There are many other ways, and more experienced builders will post their methods I'm sure, but this is how I've been doing it.


----------



## canadianhorsepower (Jun 18, 2013)

http://www


> you should find all your answer here


.

http://www.popularhotrodding.com/tech/0607phr_camshaft_basics/

enjoy


----------



## gbritnell (Jun 18, 2013)

Here's one I did when I made the camshaft for my Holt engine.
http://www.homemodelenginemachinist.com/f31/holt-camshaft-build-tutorial-5052/
gbritnell


----------



## gus (Jun 18, 2013)

Cogsy said:


> For a simple 1 lobe cam I just machine a blank to the major diameter of the cam,with the required shaft size in the centre. Then mount the blank in the rotary table / dividing head and mill a flat down as if I was going to reduce the blank to the minor diameter of the cam. So if the major diameter was 20mm and the minor was 15mm, I'd mill down a flat 2.5mm deep and lock the quill at that. Then simply rotate the blank 10 degrees or so, mill it and repeat. Eventually you'll have milled away everything except your lobe (the red bit in the shocking drawing below is what's removed), in a series of small steps that are easily blended with a file.
> 
> There are many other ways, and more experienced builders will post their methods I'm sure, but this is how I've been doing it.



Hi Cogsy,

Thanks. This tip is J.I.T.(Just In Time) as I am about to cut the cam for "Webster".


----------



## Johann (Jun 18, 2013)

Hi Cogsy, thanks seems quite straight forward. Now the mental planning can begin. Do you think EN36 is the right material for camshafts ? I happen to have it available..


----------



## Cogsy (Jun 18, 2013)

Johann said:


> Hi Cogsy, thanks seems quite straight forward. Now the mental planning can begin. Do you think EN36 is the right material for camshafts ? I happen to have it available..


 
I honestly have no idea about metal selection at all.
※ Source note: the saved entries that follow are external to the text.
@@ -83,30 +86,12 @@
     if (!relax) return 0;
     uint64_t key = (uint64_t)reinterpret_cast<uintptr_t>(gk) * 0x9E3779B97F4A7C15ull ^ ((uint64_t)threads << 32) ^ (uint64_t)lds;
     if (key == 0) key = 1;
-    const int n = relax->begin(key, &me, sizeof me);
-    if (n <= 0) return 0;
-    const std::vector<unsigned char>& members = relax->group();
-    if (n >= PK_GROUP_MAX || members.size() != (size_t)n * sizeof(PackedGroupSegment)) {
-      relax->join(nullptr);
-      return 0;
-    }
-    PackedGroupParams gp{};
-    memcpy(gp.seg, members.data(), members.size());
-    gp.seg[n] = me;
-    const int key_fold = tuning().packed_group_fold;
-    bool one_row_before = fk != nullptr;
-    for (int i = 0; i < n; ++i) one_row_before = one_row_before && gp.seg[i].RG <= (int)threads;
-    const bool was_folded = one_row_before && group_fold::choose(key_fold, n) > 1;
-    int fold = one_row_before && me.RG <= (int)threads ? group_fold::choose(key_fold, n + 1) : 1;
-    void* args[2] = {&gp, &fold};
-    hipKernelNodeParams node{};
-    node.func = const_cast<void*>(fold > 1 ? fk : gk);
-    node.gridDim = dim3(group_fold::grid(n + 1, fold));
-    node.blockDim = dim3(threads);
-    node.sharedMemBytes = (unsigned)lds;
-    node.kernelParams = args;
-    node.extra = nullptr;
-    joined = relax->join(&node, (fold > 1 ? 1 : 0) - (was_folded ? 1 : 0));
+    member.group_func = gk;
+    member.fold_func = fk;
+    member.seg_bytes = (unsigned)sizeof me;
+    member.rows_per_group = me.RG;
+    memcpy(member.seg, &me, sizeof me);
+    if (relax->begin(key, &member, sizeof member) > 0) joined = relax->join_members();
     return 0;
   };
 #endif
@@ -126,6 +111,11 @@
       r.next_block_bytes = next.block_bytes;
     }
     bool joined = false;
+    const uint32_t geom = (uint32_t)L.NW | ((uint32_t)L.XC << 8) | ((uint32_t)npw << 12) | (rotate << 15) | ((uint32_t)L.T << 16);
+    CaptureMember member{};
+    const bool described = relax && relax->capturing() &&
+                           capture_member_launch(member, kern, (unsigned)PK_NST, (unsigned)(L.NW + npw) * 64u, lds_final, cb, x, ent, rowstart,
+                                                 L.in_groups, geom, L.RG, (uint32_t)L.ent_bytes, L.M, r);
 #if AQLM_PK_G == 8
     if (decltype(lds_map)::TIGHT && nb == 1 && npw == 0 && fused.y && !fused.pub) {
       PackedGroupSegment me{};
@@ -139,13 +129,12 @@
       me.geom = (uint32_t)L.NW | ((uint32_t)L.XC << 8) | (rotate << 15) | ((uint32_t)L.T << 16);
       me.ent_bytes = (uint32_t)L.ent_bytes;
       me.rest = r;
-      if (int e = try_join(false, me, (unsigned)L.NW * 64u, lds_final, joined)) return e;
+      if (int e = try_join(false, me, (unsigned)L.NW * 64u, lds_final, member, joined)) return e;
     } else
 #endif
-    if (relax) relax->begin();
+    if (relax) relax->begin(0, described ? &member : nullptr, sizeof member);
     if (joined) return 0;
-    hipLaunchKernelGGL(kern, dim3(PK_NST), dim3((L.NW + npw) * 64), lds_final, stream, cb, x, ent, rowstart, L.in_groups,
-                       (uint32_t)L.NW | ((uint32_t)L.XC << 8) | ((uint32_t)npw << 12) | (rotate << 15) | ((uint32_t)L.T << 16), L.RG,
+    hipLaunchKernelGGL(kern, dim3(PK_NST), dim3((L.NW + npw) * 64), lds_final, stream, cb, x, ent, rowstart, L.in_groups, geom, L.RG,
                        (uint32_t)L.ent_bytes, L.M, r);
     return check_hip(hipGetLastError(), "gemv_1x16_packed launch");
   };
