__global__ void __launch_bounds__(256) df_reduce_kernel(int32_t *df_table, int64_t key_space, int32_t replicas, int64_t stride) {
    const int64_t i = (int64_t)blockIdx.x * blockDim.x + threadIdx.x;
    if (i >= key_space) return;
    int32_t s = df_table[i];
    for (int r = 1; r < replicas; ++r) s += df_table[(int64_t)r * stride + i];
    df_table[i] = s;
}

__global__ void __launch_bounds__(256) vocab_finalize_kernel(const int32_t *__restrict__ df_table, int64_t key_space,
                                                             int32_t *rank_io ,
                                                             uint64_t *col_keys, int32_t *col_df) {
    const int64_t i = (int64_t)blockIdx.x * blockDim.x + threadIdx.x;
    if (i >= key_space) return;
    const int32_t df = df_table[i];
    const int32_t r = rank_io[i];
    if (df > 0) {
        col_keys[r] = (uint64_t)i;
        col_df[r] = df;
    } else {
        rank_io[i] = -1;
    }
}


__global__ void __launch_bounds__(1024) df_count_lds_kernel(const int64_t *__restrict__ ub_ptr, const int32_t *__restrict__ cnt,
                                                            uint32_t *keys ,
                                                            const int32_t *__restrict__ key_to_col, int64_t n_rows,
                                                            int32_t col0, int32_t n_cols, int64_t n_terms,
                                                            uint32_t *__restrict__ partial,
                                                            int32_t cols_out ) {
    extern __shared__ uint32_t df_hist[];
    for (int k = threadIdx.x; k < n_cols; k += blockDim.x) df_hist[k] = 0;
    __syncthreads();
    const int64_t per_wg = (n_rows + gridDim.x - 1) / gridDim.x;
    const int64_t r0 = (int64_t)blockIdx.x * per_wg;
    int64_t r1 = r0 + per_wg;
    if (r1 > n_rows) r1 = n_rows;
    const int sub = threadIdx.x & 15;
    const int64_t groups = blockDim.x >> 4;
    for (int64_t rb = r0 + (threadIdx.x >> 4) * 4; rb < r1; rb += groups * 4) {
        int64_t b[4];
        int c[4];
#pragma unroll
        for (int r = 0; r < 4; ++r) {
            const bool valid = rb + r < r1;
            b[r] = valid ? ub_ptr[rb + r] - ub_ptr[0] : 0;
            c[r] = valid ? cnt[rb + r] : 0;
        }
        uint32_t key[4];
#pragma unroll
        for (int r = 0; r < 4; ++r) key[r] = sub < c[r] ? keys[b[r] + sub] : SG_KEY_OOV32;
        int32_t col[4];
#pragma unroll
        for (int r = 0; r < 4; ++r) col[r] = key[r] != SG_KEY_OOV32 ? key_to_col[key[r]] : -1;
#pragma unroll
        for (int r = 0; r < 4; ++r) {
            if (sub < c[r]) {
                if (cols_out) keys[b[r] + sub] = (uint32_t)col[r];
                const int32_t cc = col[r] - col0;
                if (col[r] >= 0 && cc >= 0 && cc < n_cols) atomicAdd(&df_hist[cc], 1u);
            }
            for (int q = sub + 16; q < c[r]; q += 16) {
                const uint32_t k2 = keys[b[r] + q];
                const int32_t c2 = k2 != SG_KEY_OOV32 ? key_to_col[k2] : -1;
                if (cols_out) keys[b[r] + q] = (uint32_t)c2;
                const int32_t cc = c2 - col0;
                if (c2 >= 0 && cc >= 0 && cc < n_cols) atomicAdd(&df_hist[cc], 1u);
            }
        }
    }
    __syncthreads();
    for (int k = threadIdx.x; k < n_cols; k += blockDim.x) partial[(int64_t)blockIdx.x * n_terms + col0 + k] = df_hist[k];
}

__global__ void __launch_bounds__(256) df_sum_kernel(const uint32_t *__restrict__ partial, int32_t n_partial, int64_t n_terms,
                                                     int32_t *__restrict__ df) {
    __shared__ uint32_t part[4][64];
    const int kk = threadIdx.x & 63, q = threadIdx.x >> 6;
    const int64_t k = (int64_t)blockIdx.x * 64 + kk;
    const int per = (n_partial + 3) / 4;
    const int r0 = q * per, r1 = r0 + per < n_partial ? r0 + per : n_partial;
    uint32_t s = 0;
    if (k < n_terms)
        for (int r = r0; r < r1; ++r) s += partial[(int64_t)r * n_terms + k];
    part[q][kk] = s;
    __syncthreads();
    if (q == 0 && k < n_terms) df[k] = (int32_t)(part[0][kk] + part[1][kk] + part[2][kk] + part[3][kk]);
}

struct DenseLookup {
    const int32_t *key_to_col;
    __device__ __forceinline__ int32_t operator()(uint32_t key) const { return key == SG_KEY_OOV32 ? -1 : key_to_col[key]; }
};
struct ColumnsLookup {
    __device__ __forceinline__ int32_t operator()(uint32_t key) const { return (int32_t)key; }
};
struct SortedLookup {
    const uint64_t *vocab;
    int64_t n_terms;
    __device__ __forceinline__ int32_t operator()(uint64_t key) const {
        int64_t lo = 0, hi = n_terms;
        while (lo < hi) {
            const int64_t mid = (lo + hi) >> 1;
            if (vocab[mid] < key) lo = mid + 1;
            else hi = mid;
        }
        return (lo < n_terms && vocab[lo] == key) ? (int32_t)lo : -1;
    }
};

template <typename KeyT, typename Lookup>
__global__ void __launch_bounds__(256) kept_count_kernel(const int64_t *__restrict__ ub_ptr,
                                                         const int32_t *__restrict__ cnt,
                                                         const KeyT *__restrict__ keys, Lookup lookup, int64_t n,
                                                         int32_t *kept) {
    const int64_t i = (int64_t)blockIdx.x * blockDim.x + threadIdx.x;
    if (i >= n) return;
    const int64_t b = ub_ptr[i] - ub_ptr[0];
    const int c = cnt[i];
    int k = 0;
    for (int q = 0; q < c; ++q) k += lookup(keys[b + q]) >= 0;
    kept[i] = k;
}

__global__ void __launch_bounds__(256) gather_keys_kernel(const int64_t *__restrict__ ub_ptr, const int32_t *__restrict__ cnt,
                                                          const uint64_t *__restrict__ keys, const int64_t *__restrict__ dst_ptr,
                                                          int64_t n, uint64_t *__restrict__ dst) {
    const int64_t i = (int64_t)blockIdx.x * blockDim.x + threadIdx.x;
    if (i >= n) return;
    const int64_t b = ub_ptr[i] - ub_ptr[0], d = dst_ptr[i];
    const int c = cnt[i];
    for (int q = 0; q < c; ++q) dst[d + q] = keys[b + q];
}

template <typename T>
__device__ __forceinline__ T tmul(T a, T b);
template <>
__device__ __forceinline__ float tmul<float>(float a, float b) { return __fmul_rn(a, b); }
template <>
__device__ __forceinline__ double tmul<double>(double a, double b) { return __dmul_rn(a, b); }

template <typename T, typename KeyT, typename Lookup>
__global__ void __launch_bounds__(256) weight_normalize_kernel(const int64_t *__restrict__ ub_ptr,
                                                               const int32_t *__restrict__ cnt,
                                                               const KeyT *__restrict__ keys,
                                                               const int32_t *__restrict__ tf, Lookup lookup,
                                                               const T *__restrict__ idf, int64_t n,
                                                               const int64_t *__restrict__ indptr,
                                                               int32_t *__restrict__ out_idx, T *__restrict__ out_val,
                                                               uint32_t *props ,
                                                               double *__restrict__ row_norm ) {
    const int64_t i = (int64_t)blockIdx.x * blockDim.x + threadIdx.x;
    float n2 = 0.f;
    uint32_t len = 0;
    if (i < n) {
        const int64_t b = ub_ptr[i] - ub_ptr[0];
        const int c = cnt[i];
        int64_t o = indptr[i];
        const int64_t o0 = o;
        double acc = 0.0;
        for (int q = 0; q < c; ++q) {
            const int32_t col = lookup(keys[b + q]);
            if (col < 0) continue;
            const T w = tmul<T>((T)tf[b + q], idf[col]);
            out_idx[o] = col;
            out_val[o] = w;
            acc = __dadd_rn(acc, (double)tmul<T>(w, w));
            ++o;
        }
        len = (uint32_t)(o - o0);
        const double nrm = acc != 0.0 ? __dsqrt_rn(acc) : 0.0;
        if (row_norm) row_norm[i] = nrm;
        if (acc != 0.0) {
            double s2 = 0.0;
            for (int64_t q = o0; q < o; ++q) {
                const T v = (T)__ddiv_rn((double)out_val[q], nrm);
                out_val[q] = v;
                s2 += (double)v * (double)v;
            }
            n2 = __double2float_ru(s2 * (1.0 + 1e-12));
        }
    }
    uint32_t nb = __float_as_uint(n2);
#pragma unroll
    for (int d = 32; d > 0; d >>= 1) {
        nb = max(nb, (uint32_t)__shfl_xor((int)nb, d, 64));
        len = max(len, (uint32_t)__shfl_xor((int)len, d, 64));
    }
    if ((threadIdx.x & 63) == 0 && props) {
        const volatile uint32_t *seen = props;
        if (nb > seen[1]) atomicMax(props + 1, nb);
        if (len > seen[2]) atomicMax(props + 2, len);
    }
}

__device__ __forceinline__ double dpp_from_lower_lane(double v, double lane0_gets) {
    const uint64_t b = (uint64_t)__double_as_longlong(v), o = (uint64_t)__double_as_longlong(lane0_gets);
    const uint32_t lo = (uint32_t)__builtin_amdgcn_update_dpp((int)(uint32_t)o, (int)(uint32_t)b, 0x111 , 0xF, 0xF, false);
    const uint32_t hi =
        (uint32_t)__builtin_amdgcn_update_dpp((int)(uint32_t)(o >> 32), (int)(uint32_t)(b >> 32), 0x111, 0xF, 0xF, false);
    return __longlong_as_double((long long)(((uint64_t)hi << 32) | lo));
}
__device__ __forceinline__ double shfl_double(double v, int src_lane) {
    const uint64_t b = (uint64_t)__double_as_longlong(v);
    const uint32_t lo = (uint32_t)__shfl((int)(uint32_t)b, src_lane, 64), hi = (uint32_t)__shfl((int)(uint32_t)(b >> 32), src_lane, 64);
    return __longlong_as_double((long long)(((uint64_t)hi << 32) | lo));
}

I use whatever I have available to me, if it wears out fast I'll do a bit more research when I rebuild it. Sorry, but I'm sure someone knowledgable will help you.


----------



## gbritnell (Jun 18, 2013)

I make my cams from water hardening drill rod (W-1) I don't harden the cam but do harden the tappets if they are the flat type. If I use roller lifters I harden the roller. 
gbritnell


----------



## Putt-Rite (Jun 18, 2013)

How about the duration, or size of the radius for the pointy end, is there a simple explanation for how that is determined?


----------



## gbritnell (Jun 18, 2013)

Luc sent an excellent link to all the information one could need. There are no hard and fast dimensions for cam lobes. It all depends what one wants his engine to do. 
gbritnell


----------



## stevehuckss396 (Jun 18, 2013)

I make my camshafts in the lathe using a simple fixture and excel spread sheet. I'll attach a file that will explain the whole thing. The artical covers a cam for a V4. Here are 2 others. They are all made using this method.


V8 cam





V twin



 

View attachment Offset turning the camshaft.pdf


----------



## Art K (Jun 18, 2013)

Hi Putt-Rite,
I guess my method is very similar to Georges method but I use a program called CamCalc found at this web site.
http://modelenginenews.org/design/CamTable.html
This takes most of the math out of the calculation. There are parts of the parameter fields you must fill in, such as base circle radius, valve lift, flank radius, increments and it gives you a table very much like George's. starting at the base diameter as zero and amount of lift for each degree of rotation. You can have a fairly complex cam shape. On my Upshur single I used 2 degree increments and hardly needed to file the cam when I finished machining. I have never used it on anything but a single. Here is the best photo I have of the cam.
	

	
	
		
		

		
		
	


	













[/URL][/img]
Art


----------



## Ripcrow (Jun 19, 2013)

How would a simple wheel with a high spot work as a cam,even running a small bearing on the wheel so that the lifter will work smoothly and dependent on degrees of rotation covered by your raised spot you could time the length of time that the valve is open for.to obtain the right amount of movement at the valve you may have to alter the pivot point on the rocker to gain mechanical advantage. I am in the same boat no Cnc so this is how I plan to make my cam lobes. Just an idea


----------



## Putt-Rite (Jun 19, 2013)

Here's another good article:

http://www.iskycams.com/degreeing.php

I find I have to read something like this, let it digest for a day or two, then read it again, etc, until it sinks in. I gather it's not hard to do or critical either. In fact, if I read it correctly, any overlap between 0 and 30 deg will run, in fact, the more overlap, the better.


----------



## stevehuckss396 (Jun 19, 2013)

Putt-Rite said:


> if I read it correctly, any overlap between 0 and 30 deg will run, in fact, the more overlap, the better.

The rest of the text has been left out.